Raw sequencing data streaming off the machine generally require considerable amounts of polishing prior to being usable for downstream analysis. Confounding factors include systematic experimental errors, both avoidable and unavoidable, and random artefacts arising during sequencing. Because of the paramount importance of overcoming these problems, quality control analyses and pre-processing steps are inextricably linked to most, if not all, next-generation sequencing workflows.

In addition to quality control issues, investigators must frequently assess a number of metrics for suitability, summarize data for further analysis, and remove attached barcodes used in identification or stratification strategies. To this end, a plethora of tools have been developed to address these challenges.

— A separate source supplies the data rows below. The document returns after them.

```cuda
__device__ __forceinline__ uint32_t smem_u32(const void *p)
{ return static_cast<uint32_t>(__cvta_generic_to_shared(p)); }

__device__ __forceinline__ void mbar_init(uint64_t *bar, uint32_t count)
{ asm volatile("mbarrier.init.shared::cta.b64 [%0], %1;" :: "r"(smem_u32(bar)), "r"(count) : "memory"); }
__device__ __forceinline__ void mbar_fence_init()
{ asm volatile("fence.mbarrier_init.release.cluster;" ::: "memory"); }
__device__ __forceinline__ void mbar_expect_tx(uint64_t *bar, uint32_t bytes)
{ asm volatile("mbarrier.arrive.expect_tx.shared::cta.b64 _, [%0], %1;" :: "r"(smem_u32(bar)), "r"(bytes) : "memory"); }
__device__ __forceinline__ void mbar_arrive(uint64_t *bar)
{ asm volatile("mbarrier.arrive.shared::cta.b64 _, [%0];" :: "r"(smem_u32(bar)) : "memory"); }
__device__ __forceinline__ bool mbar_try_wait(uint64_t *bar, uint32_t parity)
{
    uint32_t ok;
    asm volatile("{\n\t.reg .pred p;\n\t"
                 "mbarrier.try_wait.parity.shared::cta.b64 p, [%1], %2;\n\t"
                 "selp.u32 %0, 1, 0, p;\n\t}"
                 : "=r"(ok) : "r"(smem_u32(bar)), "r"(parity) : "memory");
    return ok != 0u;
}
__device__ __forceinline__ void mbar_wait(uint64_t *bar, uint32_t parity)
{ while(!mbar_try_wait(bar, parity)) { } }

__device__ __forceinline__ void bulk_g2s(void *dst_smem, const void *src_gmem, uint32_t bytes, uint64_t *bar)
{
    asm volatile("cp.async.bulk.shared::cluster.global.mbarrier::complete_tx::bytes [%0], [%1], %2, [%3];"
        :: "r"(smem_u32(dst_smem)), "l"(src_gmem), "r"(bytes), "r"(smem_u32(bar)) : "memory");
}
__device__ __forceinline__ void fence_proxy_async_smem()
{ asm volatile("fence.proxy.async.shared::cta;" ::: "memory"); }

__device__ __forceinline__ void griddep_wait() { asm volatile("griddepcontrol.wait;" ::: "memory"); }
__device__ __forceinline__ void griddep_launch_dependents()
{ asm volatile("griddepcontrol.launch_dependents;" ::: "memory"); }

__device__ __forceinline__ uint64_t wgmma_smem_desc(uint32_t saddr, uint32_t lbo_bytes, uint32_t sbo_bytes)
{
    return uint64_t((saddr >> 4) & 0x3fffu) | (uint64_t((lbo_bytes >> 4) & 0x3fffu) << 16)
        | (uint64_t((sbo_bytes >> 4) & 0x3fffu) << 32);
}
__device__ __forceinline__ void wgmma_fence() { asm volatile("wgmma.fence.sync.aligned;" ::: "memory"); }
__device__ __forceinline__ void wgmma_commit() { asm volatile("wgmma.commit_group.sync.aligned;" ::: "memory"); }
template<int N> __device__ __forceinline__ void wgmma_wait()
{ asm volatile("wgmma.wait_group.sync.aligned %0;" :: "n"(N) : "memory"); }
__device__ __forceinline__ void wgmma_m64n16k8_tf32(float (&d)[8], uint64_t adesc, uint64_t bdesc, bool accumulate)
{
    asm volatile("{\n\t.reg .pred p;\n\tsetp.ne.b32 p, %10, 0;\n\t"
                 "wgmma.mma_async.sync.aligned.m64n16k8.f32.tf32.tf32 "
                 "{%0,%1,%2,%3,%4,%5,%6,%7}, %8, %9, p, 1, 1;\n\t}"
        : "+f"(d[0]), "+f"(d[1]), "+f"(d[2]), "+f"(d[3]), "+f"(d[4]), "+f"(d[5]), "+f"(d[6]), "+f"(d[7])
        : "l"(adesc), "l"(bdesc), "r"(uint32_t(accumulate)) : "memory");
}

}
```

### openal-soft_b200/csrc/mixer_kernels.cuh

```cuda
#pragma once
#include <cstddef>
#include <cstdint>
#include <cuda_runtime.h>

#include "voice_structs.hpp"
#include "async_ptx.cuh"

namespace b200mix {

constexpr int kLine = 1024;
constexpr int kHrirLen = 128;
constexpr int kHist = 64;
constexpr int kEdge = 24;
constexpr int kPad = 48;
constexpr int kResBuf = kLine + 256 + kPad;
constexpr int kSrcSizeMax = kResBuf - kEdge;
constexpr int kAccumLen = kLine + kHrirLen;
constexpr float kSilence = 0.00001f;
constexpr float kEps = 1.1920929e-07f;

constexpr uint32_t kVfStatic = 1u<<2, kVfLooping = 1u<<3, kVfHrtf = 1u<<4;
constexpr uint32_t kVfFading = 1u<<8, kVfHaveBuffer = 1u<<9, kVfCoefDirty = 1u<<10;
constexpr uint32_t kUpNoBuffer = 1u<<11;
constexpr uint32_t kVfChannelMask = 0xffu<<16;
// ... 810 lines not shown
            }
        }
        if(t == 0)
            newGain[c] = early ? (cg + step*float(fadeLen)) : tg;
    }
}

__device__ __forceinline__ void store_dry_gains(float *cur, const float *newGain, uint32_t cd, int t)
{
    if(t == 0)
        for(uint32_t c = 0;c < cd;++c) cur[c] = newGain[c];
}

__device__ __forceinline__ void write_back_voice(const MixParams &P, VoiceRec &rec, uint32_t v,
    uint4 h1, uint32_t flags, uint32_t vstate, uint32_t increment, bool haveBuffer, bool isQueue,
    uint4 qh, const uint32_t *qitems, bool looping, uint32_t loopStart, uint32_t loopEnd,
    uint32_t bufFrames)
{
    uint32_t newFlags = (flags | kVfFading) & ~kVfCoefDirty;
    uint32_t newState = vstate;
    uint32_t buffersDone = 0u;
    int32_t pos = int32_t(h1.x); uint32_t frac = h1.y;
    if(vstate == 2u) newState = 0u;
    else
    {
        frac += increment*P.frames;
        const uint32_t done = frac >> 16;
        pos = add_sat(pos, int32_t(done));
        frac &= 0xffffu;
        if(haveBuffer && pos > 0 && isQueue)
        {
            uint32_t item = qh.x ? qh.y : kNoLoop;
            while(item != kNoLoop)
            {
                const uint32_t len = P.buffers[qitems[item]].frames;
                if(len > uint32_t(pos)) break;
                pos -= int32_t(len);
                ++buffersDone;
                item = (item + 1u < qh.x) ? item + 1u : qh.z;
            }
            if(item == kNoLoop) { newFlags &= ~kVfHaveBuffer; newState = 2u; }
            else if(item != qh.y) P.qhdr[v].y = item;
        }
        else if(haveBuffer && pos > 0)
        {
            if(looping)
            {
                uint32_t up = uint32_t(pos);
                if(up >= loopEnd)
                    pos = int32_t((up-loopStart)%(loopEnd-loopStart) + loopStart);
            }
            else if(uint32_t(pos) >= bufFrames)
            {
                newFlags &= ~kVfHaveBuffer;
                newState = 2u;
            }
        }
        if(!haveBuffer) newState = 2u;
        rec.pos = pos; rec.frac = frac;
    }
    rec.flags = newFlags;
    rec.state = newState;
    if(P.results)
        P.results[v] = VoiceResult{pos, frac,
            newState == 1u ? 1u : (newState == 2u ? 2u : (1u<<7)), buffersDone};
}

template<int GS, int GROUPS, int CDR>
__device__ __forceinline__ void store_partial_row(const float (&accD)[CDR][kLine/GS], unsigned char *smem,
    float *partial, int g, int t)
{
    constexpr int SPT = kLine / GS;
    const size_t row = blockIdx.x;
    __syncthreads();
    float *stage = reinterpret_cast<float*>(smem);
    float *pd = partial + row*(size_t(CDR)*kLine);
    if(GROUPS == 1)
    {
        #pragma unroll
        for(int c = 0;c < CDR;++c)
            #pragma unroll
            for(int r = 0;r < SPT;++r)
                pd[c*kLine + t + r*GS] = accD[c][r];
    }
    else
    {
        for(int gg = 0;gg < GROUPS;++gg)
        {
            if(g == gg)
            {
                #pragma unroll
                for(int c = 0;c < CDR;++c)
                    #pragma unroll
                    for(int r = 0;r < SPT;++r)
                    {
                        float *dst = stage + c*kLine + t + r*GS;
                        if(gg == 0) *dst = accD[c][r]; else *dst += accD[c][r];
                    }
            }
            __syncthreads();
        }
        for(int o = threadIdx.x;o < CDR*kLine;o += GS*GROUPS) pd[o] = stage[o];
    }
}

constexpr int kMixGS = 64, kMixGroups = 2;

template<int GS, int GROUPS, int CDR>
__global__ void __launch_bounds__(GS*GROUPS, GS*GROUPS != 128 ? 1 : (CDR == 0 ? 5 : 3))
k_mix_voices(const MixParams P)
{
    using Smem = GroupSmem<CDR>;
    static_assert(CDR == 0 || sizeof(Smem)*GROUPS >= size_t(CDR)*kLine*sizeof(float),
        "the partial row is staged in the groups' storage");
    extern __shared__ __align__(16) unsigned char smem_raw[];
    const int g = threadIdx.x / GS;
    const int t = threadIdx.x % GS;
    Smem &S = reinterpret_cast<Smem*>(smem_raw)[g];
    const int bar = 1 + g;
    constexpr int SPT = kLine / GS;

    float accD[CDR > 0 ? CDR : 1][SPT];
    #pragma unroll
    for(int c = 0;c < (CDR > 0 ? CDR : 1);++c)
        #pragma unroll
        for(int r = 0;r < SPT;++r) accD[c][r] = 0.0f;

    const uint32_t n = P.frames;
    if(t == 0) { mbar_init(&S.tmaBar, 1u); mbar_fence_init(); }
    uint32_t tmaPhase = 0u;
    group_sync(bar, GS);

    const uint32_t groups = gridDim.x*GROUPS;
    for(uint32_t oi = CDR > 0 ? blockIdx.x*GROUPS + g : claim_voice(P, S.claimed, t, bar, GS, groups);
        oi < P.num_order;
        oi = CDR > 0 ? oi + groups : claim_voice(P, S.claimed, t, bar, GS, groups))
    {
        const uint32_t v = P.order[oi];
        VoiceRec &rec = P.voices[v];
        const uint4 *hp = reinterpret_cast<const uint4*>(&rec);
        const uint4 h0 = hp[0], h1 = hp[1], h2 = hp[2], h3 = hp[3];
        const uint32_t vstate = h0.x;
        if(voice_early_out(P, rec, v, vstate, h1, t)) continue;
        const uint32_t increment = h1.z;
        const uint32_t flags = h0.y;
        const bool haveBuffer = (flags & kVfHaveBuffer) != 0;
        const BufferRec rb = P.buffers[haveBuffer ? h0.z : 0u];
        const BufferRec buf = (haveBuffer && rb.pad && P.cbplan) ? P.cbplan[rb.pad - 1u] : rb;
        const uint32_t cbSlot = haveBuffer ? buf.pad : 0u;
        const uint32_t loopStart = h1.w, loopEnd = h2.x;
        int32_t intPos = int32_t(h1.x);
        uint32_t fracPos = h1.y;
        bool looping = (flags & kVfLooping) != 0 && cbSlot == 0u;
        if((flags & kVfStatic) && looping && haveBuffer && intPos >= 0
            && uint32_t(intPos) >= loopEnd)
            looping = false;
        const uint32_t resampler = h0.w;
        const bool isQueue = !(flags & kVfStatic) && P.qhdr != nullptr && cbSlot == 0u;
        const uint4 qh = isQueue ? P.qhdr[v] : make_uint4(0u, 0u, kNoLoop, 0u);
        const uint32_t *qitems = P.queue + size_t(v)*kMaxQueue;
        const bool isHrtf = CDR == 0 && P.ir_pad != 0u && (flags & kVfHrtf);
        const bool dirty = (flags & kVfCoefDirty) != 0;
        const bool isDirect = (flags & kVfDirect) != 0;
        FilterRec *dfilt = P.filt ? P.filt + size_t(v)*P.filt_paths : nullptr;
        const bool defer = dfilt && dfilt->active;
        const bool playing = vstate == 1u;

        for(int k = t;k < kPad;k += GS) S.win[k] = rec.prev[k];
        uint32_t m, tapOff, ms;
        build_phase_table<GS>(P, S.tabF, S.tabD, resampler, increment, h2, h3, t, m, tapOff, ms);
        float *xs = CDR > 0 ? S.x : P.xscratch + size_t(v)*kLine;
        if(CDR == 0) prefetch_next_voices<GS>(P, oi, groups, t);

        for(uint32_t loaded = 0;loaded < n;)
        {
            uint32_t dstn, srcn;
            calc_buffer_size(fracPos, increment, n-loaded, dstn, srcn);
            uint32_t srcDelay = 0;
            bool silent = false;
            bool packedWin = false;
            if(dstn == 0u) { dstn = n - loaded; silent = true; }
            if(intPos < 0)
            {
                srcDelay = uint32_t(-intPos);
                if(srcDelay >= srcn) silent = true;
            }
            const bool histExact = group_sync_and(bar, GS, t >= kEdge || exact16(S.win[t]));
            if(silent)
            {
                for(uint32_t k = t;k < dstn;k += GS) xs[loaded+k] = 0.0f;
                for(uint32_t k = t;k < srcn;k += GS) S.win[kEdge+k] = 0.0f;
            }
            else
            {
                float *srcBuffer = S.win + kEdge;
                bool winInt = false;
                const bool pack = resampler >= 4u && !(increment == 65536u && fracPos == 0u) && histExact;
                if(!haveBuffer) hold_end_sample<GS>(srcBuffer, srcn, t, bar);
                else
                {
                    const uint32_t uintPos = intPos < 0 ? 0u : uint32_t(intPos);
                    const uint32_t count = srcn - srcDelay;
                    for(uint32_t k = t;k < srcDelay;k += GS) srcBuffer[k] = 0.0f;
                    winInt = stage_span_tma<GS>(S.win, &S.tmaBar, tmaPhase, buf, flags, isQueue, looping,
                            loopStart, loopEnd, uintPos, srcDelay, count, pack, packedWin, t, bar)
                        || gather_span<GS>(P, buf, flags, isQueue, qh, qitems, looping, loopStart, loopEnd,
                            uintPos, count, srcBuffer + srcDelay, t, bar);
                }
                group_sync(bar, GS);

                if(pack && winInt && !packedWin)
                {
                    pack_window16<GS>(S.win, srcn, t, bar);
                    packedWin = true;
                }
                resample_chunk<GS>(S.win, S.tabF, S.tabD, xs, loaded, dstn, increment, fracPos,
                    resampler, m, tapOff, ms, packedWin, t);
            }
            advance_chunk<GS>(S.win, rec.prev, packedWin, silent, playing, n, loaded, dstn, increment,
                fracPos, intPos, t, bar);
        }
        group_sync(bar, GS);

        const uint32_t counter = (flags & kVfFading) ? (n < 64u ? n : 64u) : 0u;
        if(P.sendinfo)
            park_voice<GS, CDR>(P, xs, v, rec.send_mask, defer, isHrtf, isDirect, playing, dirty, counter, t);
        if(dfilt && !defer) filter_clear(*dfilt, t);
        if constexpr(CDR > 0)
            if(!defer && !isDirect)
                mix_dry<GS, CDR>(accD, xs, S.newGain, P.dry_cur + size_t(v)*P.cd, P.dry_tgt + size_t(v)*P.cd,
                    P.cd, n, counter, playing, t);
        if(t == 0)
            write_back_voice(P, rec, v, h1, flags, vstate, increment, haveBuffer, isQueue, qh, qitems,
                looping, loopStart, loopEnd, buf.frames);
        group_sync(bar, GS);
        if(CDR > 0 && !defer && !isDirect) store_dry_gains(P.dry_cur + size_t(v)*P.cd, S.newGain, P.cd, t);
        group_sync(bar, GS);
    }

    if constexpr(CDR > 0) store_partial_row<GS, GROUPS, CDR>(accD, smem_raw, P.partial, g, t);
    else
    {
        __syncthreads();
        griddep_launch_dependents();
    }
}

template<int GROUPS, int CDR>
union DeferredSmem {
    struct { float x[kLine]; float newGain[32]; } group[GROUPS];
    float stage[CDR*kLine];
};

template<int GS, int GROUPS, int CDR>
__global__ void __launch_bounds__(GS*GROUPS)
k_mix_deferred(const MixParams P)
{
    extern __shared__ __align__(16) unsigned char smem_raw[];
    const int g = threadIdx.x / GS;
    const int t = threadIdx.x % GS;
    auto &S = reinterpret_cast<DeferredSmem<GROUPS, CDR>*>(smem_raw)->group[g];
    const int bar = 1 + g;
    constexpr int SPT = kLine / GS;

    float accD[CDR][SPT];
    #pragma unroll
    for(int c = 0;c < CDR;++c)
        #pragma unroll
        for(int r = 0;r < SPT;++r) accD[c][r] = 0.0f;

    const uint32_t n = P.frames;
    const uint32_t groups = gridDim.x*GROUPS;
    for(uint32_t oi = blockIdx.x*GROUPS + g;oi < P.num_order;oi += groups)
    {
        const uint32_t v = P.order[oi];
        const uint32_t info = P.sendinfo[v];
        if((info & (kSiDeferred | kSiReal)) != kSiDeferred) continue;
        const float *fl = P.dline + size_t(v)*kLine;
        for(uint32_t k = t;k < n;k += GS) S.x[k] = fl[k];
        group_sync(bar, GS);
        mix_dry<GS, CDR>(accD, S.x, S.newGain, P.dry_cur + size_t(v)*P.cd, P.dry_tgt + size_t(v)*P.cd,
            P.cd, n, (info >> 8) & 0xffu, (info & kSiPlaying) != 0, t);
        group_sync(bar, GS);
        store_dry_gains(P.dry_cur + size_t(v)*P.cd, S.newGain, P.cd, t);
    }

    store_partial_row<GS, GROUPS, CDR>(accD, smem_raw, P.partial, g, t);
}

constexpr int kFirGS = 64, kFirGroups = 2, kFirCtasPerSm = 4;

__device__ __forceinline__ uint32_t next_hrtf_voice(const MixParams &P, uint32_t oi, uint32_t stride,
    uint32_t &v, uint32_t &info)
{
    for(;oi < P.num_order;oi += stride)
    {
        v = P.order[oi];
        info = P.sendinfo[v];
        if(info & kSiHrtf) break;
    }
    return oi;
}
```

These tools are generally run either standalone or in a chain where the next tool accepts as input the output of the previous tool—a so-called computational pipeline. Because these tools take as input identical, or close to identical, data there is unnecessary, and completely avoidable, redundancy in processing. In stark contrast, we developed a unified computational framework for handling most common computational features applied to sequencing data called POLYGON (Figure 2). This results in considerable savings in time and space (disk storage and memory usage).

Djinn: a compression framework for genotyping data

Genotypes (literally gene + type) describe what combination of alleles (genetic variations) a person has at a given locus (position in the genome). Human beings are genetically diploid—having two copies of each chromosome—and thus a genotype describes the genetic makeup at a given locus in either chromosome.

Simplified, a human genotype can consist of either: (1) both reference; (2) one non-reference and one reference; (3) one reference and one non-reference (mirrored case); and (4) neither reference. Reference and non-reference refers to the expected base at that position in the idealized reference human genome. If we abbreviate R for reference and N for non-reference this situation can be rewritten: (1) RR; (2) NR; (3) RN; and (4) NN. The non-reference can be any base (A, T, G, or C) that is not the reference or can be a short insertion or deletion (indel for short).

These tables describing genotypes for many thousands of genomes are very large. For example, genotypes for over 79 millions sites from the 2,535 genomes from 26 genetically different populations described in the 1000 Genome Project phase III data occupy almost 1,000 gigabyte of uncompressed disk space. In order to speed up frequent computations applied to genotyping data we developed a computational framework termed Djinn. Our framework compress this information into a small fraction of its original size and allows users find a locus of interest in a specific population virtually instantaneously and calculate a large body of metrics frequently used in the analysis of this data.